Über 120 Teilnehmer informierten sich in Hamburg über die Chancen und Risiken der Digitalisierung

Maritim 4.0: Digitalisierung in Produktion und Schiffsbetrieb

Zeichnen sich durch die konsequente Digitalisierung bereits neue Geschäftsmodelle in der maritimen Branche ab? Wo liegen die wesentlichen Potenziale für Effizienzsteigerung in Schiffbau und Schiffsbetrieb? Diese und weitere spannende Fragen diskutierten mehr als 120 Teilnehmer auf der zweiten Schiff&Hafen-Konferenz zum Thema Maritim 4.0 am 12. Juni 2017 in Hamburg.

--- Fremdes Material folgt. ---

__device__ __forceinline__ int wave_inclusive_scan(int v) {
    v += __builtin_amdgcn_update_dpp(0, v, 0x111, 0xf, 0xf, false);
    v += __builtin_amdgcn_update_dpp(0, v, 0x112, 0xf, 0xf, false);
    v += __builtin_amdgcn_update_dpp(0, v, 0x114, 0xf, 0xf, false);
    v += __builtin_amdgcn_update_dpp(0, v, 0x118, 0xf, 0xf, false);
    v += __builtin_amdgcn_update_dpp(0, v, 0x142, 0xa, 0xf, false);
    v += __builtin_amdgcn_update_dpp(0, v, 0x143, 0xc, 0xf, false);
    return v;
}
__constant__ uint32_t c_rcp16[64];
#define FAST_FETCH_TRIPS 7
#define FAST_LAUNCHES 8
#define FAST_CELLS_PER_WAVE 2
__global__ __launch_bounds__(64) void k_fast_cells(const uint8_t* __restrict__ planes, size_t frame_bytes,
                                                   const LevelDev* __restrict__ lv,
                                                   const CellDesc* __restrict__ cells, int ini_th, int min_th,
                                                   uint32_t* __restrict__ slots, int slot_cap,
                                                   int* __restrict__ cell_cnt, int ncells_total,
                                                   int tile_bytes, int score_bytes, int list_cap, XcdPlace PL) {
    extern __shared__ uint32_t s_mem[];
    int img_b, item;
    if (!xcd_place(PL, img_b, item)) return;
    uint8_t* tile = reinterpret_cast<uint8_t*>(s_mem);
    uint8_t* sc = tile + tile_bytes;
    uint16_t* surv = reinterpret_cast<uint16_t*>(sc + score_bytes);
    uint16_t* corn = surv + list_cap;
    const int lane = threadIdx.x;
    const int cell0 = item * FAST_CELLS_PER_WAVE;
    const int ncell = min((int)FAST_CELLS_PER_WAVE, ncells_total - cell0);
    uint32_t v[FAST_FETCH_TRIPS];
    const uint8_t* img = planes + (size_t)img_b * frame_bytes;
    auto request_tile = [&](const CellDesc& cd) {
        const int pdw = cd.pitch >> 2;
// ... 748 lines not shown
            finish = true;
        } else if (live + n_to_expand * 3 > N) {
            int guard2 = 0;
            while (!finish && guard2++ < 4096) {
                const int prev2 = live;
                int m = 0;
                for (int base = first_new; base < nn; base += 64) {
                    const int i = base + lane;
                    bool want = false; SortKey key = 0;
                    if (i < nn) { const Node o = S.nd[i]; want = o.count > 1; key = ((SortKey)o.count << OctT<BIG>::KEY_SHIFT) | (SortKey)i; }
                    const unsigned long long bm = __ballot(want);
                    if (want) { const int pos = m + __popcll(bm & lanemask_lt(lane)); if (pos < sortcap) S.sortb[pos] = key; }
                    m += __popcll(bm);
                }
                if (m > sortcap) { overflow = true; m = sortcap; }
                int mp = 1; while (mp < m) mp <<= 1;
                for (int i = m + lane; i < mp; i += 64) S.sortb[i] = 0;
                WAVE_SYNC();
                oct_sort(S.sortb, mp, lane);
                const int nn1 = nn;
                int processed = 0;
                bool reached = false;
                for (int base = 0; base < m && !reached && !finish; base += 64) {
                    const int q = base + lane;
                    const bool valid = q < m;
                    const int i = valid ? (int)(S.sortb[mp - 1 - q] & 0xffff) : 0;
                    Node p; p.flags = OCT_DEAD; p.count = 0;
                    if (valid) p = S.nd[i];
                    if (__any(valid && p.count > OCT_LANE_LIMIT)) {
                        for (int l = 0; l < 64 && base + l < m; l++) {
                            if (nn1 + 4 * (processed + 1) > nodecap) { overflow = true; finish = true; break; }
                            const OctExpandResult r = oct_expand_wave(S, (int)(S.sortb[mp - 1 - (base + l)] & 0xffff), nn1 + 4 * processed, lane);
                            processed++; live += r.off - 1;
                            if (live >= N) { reached = true; break; }
                        }
                        continue;
                    }
                    const int mx = p.x0 + ((p.x1 - p.x0 + 1) >> 1), my = p.y0 + ((p.y1 - p.y0 + 1) >> 1);
                    unsigned long long lo = 0, hi = 0; int tc[4] = {0, 0, 0, 0};
                    if (valid) oct_lane_count(S, p, mx, my, lo, hi, tc);
                    const int inc = valid ? (tc[0] > 0) + (tc[1] > 0) + (tc[2] > 0) + (tc[3] > 0) - 1 : 0;
                    const int incl = wave_inclusive_scan(inc);
                    const unsigned long long mh = __ballot(valid && live + incl >= N);
                    const int nvalid = min(64, m - base);
                    int cut = mh ? __ffsll((long long)mh) - 1 : nvalid - 1;
                    const int fit = (nodecap - nn1) / 4 - processed;
                    if (fit < cut + 1) { overflow = true; finish = true; cut = fit - 1; }
                    if (valid && lane <= cut) oct_lane_scatter(S, p, i, nn1 + 4 * (processed + lane), mx, my, lo, hi, tc);
                    if (cut >= 0) { live += __shfl(incl, cut); processed += cut + 1; }
                    if (mh) reached = true;
                }
                nn = nn1 + 4 * processed;
                WAVE_SYNC();
                nn = oct_compact(S, nn, nn1, lane, first_new);
                if (live >= N || live == prev2) finish = true;
            }
        }
    }
    if (defer_nodes && overflow) {
        if (lane == 0) lvl_tot[b * nlevels + level] |= 0x40000000;
        return;
    }
    for (int base = 0; base < nn; base += 64) {
        const int i = base + lane;
        if (i < nn) {
            const Node o = S.nd[i];
            const Perm* pm = (o.flags & OCT_BUF) ? S.perm1 : S.perm0;
            uint32_t best = S.keys[pm[o.begin]];
            for (int k = 1; k < (int)o.count; k++) {
                const uint32_t key = S.keys[pm[o.begin + k]];
                if ((key >> 24) > (best >> 24)) best = key;
            }
            out[nn - 1 - i] = (best & 0xff000000u) | ((((best >> 12) & 0xfff) + MINB) << 12) | ((best & 0xfff) + MINB);
        }
    }
    if (lane == 0) {
        lvl_cnt[b * nlevels + level] = nn;
        if (overflow) status[b] = VIORB_ERR_CAPACITY;
    }
}

#define BS_LANES 32
#define BS_PF 6
__constant__ int c_gauss[7];
__global__ __launch_bounds__(64) void k_blur(const uint8_t* __restrict__ planes, uint8_t* __restrict__ blur,
                                             size_t frame_bytes, const LevelDev* __restrict__ lv,
                                             const int4* __restrict__ items, XcdPlace PL) {
    int b, item;
    if (!xcd_place(PL, b, item)) return;
    const int4 t = items[item];
    const LevelDev L = lv[t.x];
    const uint8_t* src = planes + (size_t)b * frame_bytes + L.plane_off;
    uint8_t* dst = blur + (size_t)b * frame_bytes + L.plane_off;
    const int lane = threadIdx.x, hl = lane & (BS_LANES - 1);
    const bool upper = lane >= BS_LANES;
    const int Rb = t.w, y0A = t.z, y0B = t.z + Rb;
    const int rows = upper ? min(Rb, L.h - y0B) : min(Rb, L.h - y0A);
    const int sdw = L.stride >> 2;
    const int d = t.y + hl;
    const int dlast = (L.w - 1) >> 2, m = (L.w - 1) & 3;
    const int dc = min(d, sdw - 1);
    const bool end_lane = hl == 0 || hl == BS_LANES - 1;
    const int dn = hl == 0 ? max(dc - 1, 0) : min(dc + 1, sdw - 1);
    const uint32_t selC = m == 0 ? 0x01020304u : m == 1 ? 0x03040504u : m == 2 ? 0x05060504u : 0x07060504u;
    const uint32_t selR = m == 0 ? 0x0c0c0c0cu : m == 1 ? 0x0c000102u : m == 2 ? 0x01020304u : 0x03040506u;
    const bool has_edge = t.y == 0 || t.y + BS_LANES > dlast - 1;
    const bool is_d0 = d == 0, is_dl = d == dlast, is_dl1 = d == dlast - 1;
    const uint32_t k0 = (uint32_t)c_gauss[0], k1 = (uint32_t)c_gauss[1], k2 = (uint32_t)c_gauss[2], k3 = (uint32_t)c_gauss[3];
    const uint32_t Ka = k0 | (k1 << 8) | (k2 << 16) | (k3 << 24), Kb = k2 | (k1 << 8) | (k0 << 16);
    const uint32_t K01 = k0 | (k1 << 16), K23 = k2 | (k3 << 16), K45 = k2 | (k1 << 16);
    const int nrow = Rb + 6;
    const uint8_t* pc = src + 4u * (uint32_t)dc;
    const uint8_t* pn = src + 4u * (uint32_t)(end_lane ? dn : dc);
    uint32_t cb[BS_PF], nb[BS_PF];
    auto request = [&](int i, uint32_t& c, uint32_t& n) {
        const int ii = min(i, nrow - 1);
        int ya = y0A + ii - 3, yb = y0B + ii - 3;
        ya = ya < 0 ? -ya : ya; ya = ya >= L.h ? 2 * L.h - 2 - ya : ya; ya = min(max(ya, 0), L.h - 1);
        yb = yb < 0 ? -yb : yb; yb = yb >= L.h ? 2 * L.h - 2 - yb : yb; yb = min(max(yb, 0), L.h - 1);
        const uint32_t offA = __builtin_amdgcn_readfirstlane(ya * L.stride), offB = __builtin_amdgcn_readfirstlane(yb * L.stride);
        const uint32_t off = upper ? offB : offA;
        c = *reinterpret_cast<const uint32_t*>(pc + off);
        n = *reinterpret_cast<const uint32_t*>(pn + off);
    };
#pragma unroll
    for (int u = 0; u < BS_PF; u++) request(u, cb[u], nb[u]);
    uint32_t P[6][4], hp[4] = {0, 0, 0, 0};
#pragma unroll
    for (int u = 0; u < 6; u++) { P[u][0] = P[u][1] = P[u][2] = P[u][3] = 0; }
    uint8_t* pd = dst + 4u * (uint32_t)min(d, sdw - 1);
    const bool col_ok = d < sdw;
    for (int i0 = 0; i0 < nrow; i0 += 6) {
#pragma unroll
        for (int u = 0; u < 6; u++) {
            const int i = i0 + u;
            uint32_t c = cb[u];
            uint32_t Lr = __builtin_amdgcn_update_dpp(c, c, 0x138, 0xf, 0xf, true);
            uint32_t Rr = __builtin_amdgcn_update_dpp(c, c, 0x130, 0xf, 0xf, true);
            Lr = hl == 0 ? nb[u] : Lr; Rr = hl == BS_LANES - 1 ? nb[u] : Rr;
            request(i + BS_PF, cb[u], nb[u]);
            if (has_edge) {
                const uint32_t Lf = __builtin_amdgcn_perm(Rr, c, 0x01020304u);
                const uint32_t Cf = __builtin_amdgcn_perm(c, Lr, selC), Rf = __builtin_amdgcn_perm(c, Lr, selR);
                const uint32_t Rf1 = __builtin_amdgcn_perm(Rr, c, selC);
                Lr = is_d0 ? Lf : Lr;
                Rr = is_dl ? Rf : (is_dl1 ? Rf1 : Rr);
                c = is_dl ? Cf : c;
            }
            uint32_t h[4];
            h[0] = __builtin_amdgcn_udot4(__builtin_amdgcn_alignbyte(c, Lr, 1), Ka, __builtin_amdgcn_udot4(__builtin_amdgcn_alignbyte(Rr, c, 1), Kb, 0u, false), false);
            h[1] = __builtin_amdgcn_udot4(__builtin_amdgcn_alignbyte(c, Lr, 2), Ka, __builtin_amdgcn_udot4(__builtin_amdgcn_alignbyte(Rr, c, 2), Kb, 0u, false), false);
            h[2] = __builtin_amdgcn_udot4(__builtin_amdgcn_alignbyte(c, Lr, 3), Ka, __builtin_amdgcn_udot4(__builtin_amdgcn_alignbyte(Rr, c, 3), Kb, 0u, false), false);
            h[3] = __builtin_amdgcn_udot4(c, Ka, __builtin_amdgcn_udot4(Rr, Kb, 0u, false), false);
            uint32_t a[4];
#pragma unroll
            for (int j = 0; j < 4; j++) {
                a[j] = dot2_u16(P[(u + 1) % 6][j], K01, 1u << 15);
                a[j] = dot2_u16(P[(u + 3) % 6][j], K23, a[j]);
                a[j] = dot2_u16(P[(u + 5) % 6][j], K45, a[j]);
                a[j] = __umul24(h[j], k0) + a[j];
                a[j] = min(a[j], 0x00ffffffu);
                P[u][j] = hp[j] | (h[j] << 16);
                hp[j] = h[j];
            }
            const int o = i - 6;
            const uint32_t yoA = __builtin_amdgcn_readfirstlane((y0A + o) * L.stride), yoB = __builtin_amdgcn_readfirstlane((y0B + o) * L.stride);
            if (o >= 0 && o < rows && col_ok) {
                const uint32_t lo = __builtin_amdgcn_perm(a[1], a[0], 0x0c0c0602u), hi = __builtin_amdgcn_perm(a[3], a[2], 0x0c0c0602u);
                *reinterpret_cast<uint32_t*>(pd + (upper ? yoB : yoA)) = lo | (hi << 16);
            }
        }
    }
}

Unter der Überschrift „4.0 in Produktion und Schiffsbetrieb“ stellten führende Experten aus Reedereien, Werften und Zulieferunternehmen in insgesamt acht Fachvorträgen erfolgreiche Praxisbeispiele und zukunftsweisende Projekte vor. Erfahrungen bei der Einführung digitaler Technologien und die Umsetzung neuer Geschäftsmodelle bildeten einen weiteren Schwerpunkt. Um einen lebendigen Wissens- und Meinungsaustausch zu initiieren und eine bedarfsgerechte Technologieentwicklung voranzutreiben, wurde dabei abermals ein besonderer Fokus auf den Dialog zwischen den Zulieferern, Werften und Reedereien gelegt. Kooperationspartner der Konferenz waren die maritimen Verbände VDMA Marine Equipment and Systems, der Verband Deutscher Reeder (VDR) und der Verband für Schiffbau und Meerestechnik (VSM).
Dr. Silke Sadowski, Chefredakteurin Schiff&Hafen, eröffnete die Konferenz und betonte, dass das Thema Digitalisierung bzw. Maritim 4.0 seit der vergangen, ersten Konferenz im April 2016 noch einmal präsenter wahrnehmbar sei. Die Überzeugung, dass die neuen Möglichkeiten auch den maritimen Sektor dramatisch verändern werden, wachse spürbar.
Dabei herrsche inzwischen weitgehend Konsens darüber, dass die digitale Transformation auch für die maritime Branche ein zentrales Element bei der zukünftigen strategischen Ausrichtung der Unternehmen sein wird - und zwar in allen Bereichen von Werften, Zulieferunternehmen und Schifffahrt.
In seiner Keynote erläuterte Ulf Siwe, Kommunikationsverantwortlicher des schwedischen Sea Traffic Management Validation Project der Swedish Maritime Administration, unter dem Titel „Steaming into a digital future – main fields of application and the resulting benefits“ die weitreichenden möglichen Anwendungsfelder, die sich ergebenden Chancen und die größten Hemmnisse bei der weiteren Digitalisierung der maritimen Wirtschaft.
Die beiden Podiumsdiskussionen wurden sowohl von den Vortragenden als auch von den Konferenzteilnehmern aktiv genutzt, um über die Herausforderungen, Chancen, offenen Fragen und möglichen Lösungen der Digitalisierung zu diskutieren. Zu den wichtigsten Diskussionsthemen gehörten dabei die Standardisierung sowie die Notwendigkeit, Daten und Informationen über Firmen- und Branchengrenzen hinweg auszutauschen. Hierfür wurde von den Diskutanten insbesondere mehr Offenheit und Vertrauen sowie Kooperationsbereitschaft gewünscht.
Auch das anschließende Networking-Dinner nutzten die Teilnehmer für einen vertiefenden Meinungsaustausch. Im Rahmen einer kleinen Fachausstellung konnten sich alle Veranstaltungsbesucher über ausgewählte Produkte und Dienstleistungen der Sponsoren informieren. Eine ausführliche Nachberichterstattung zu der Veranstaltung erfolgt in Schiff&Hafen 8/2017.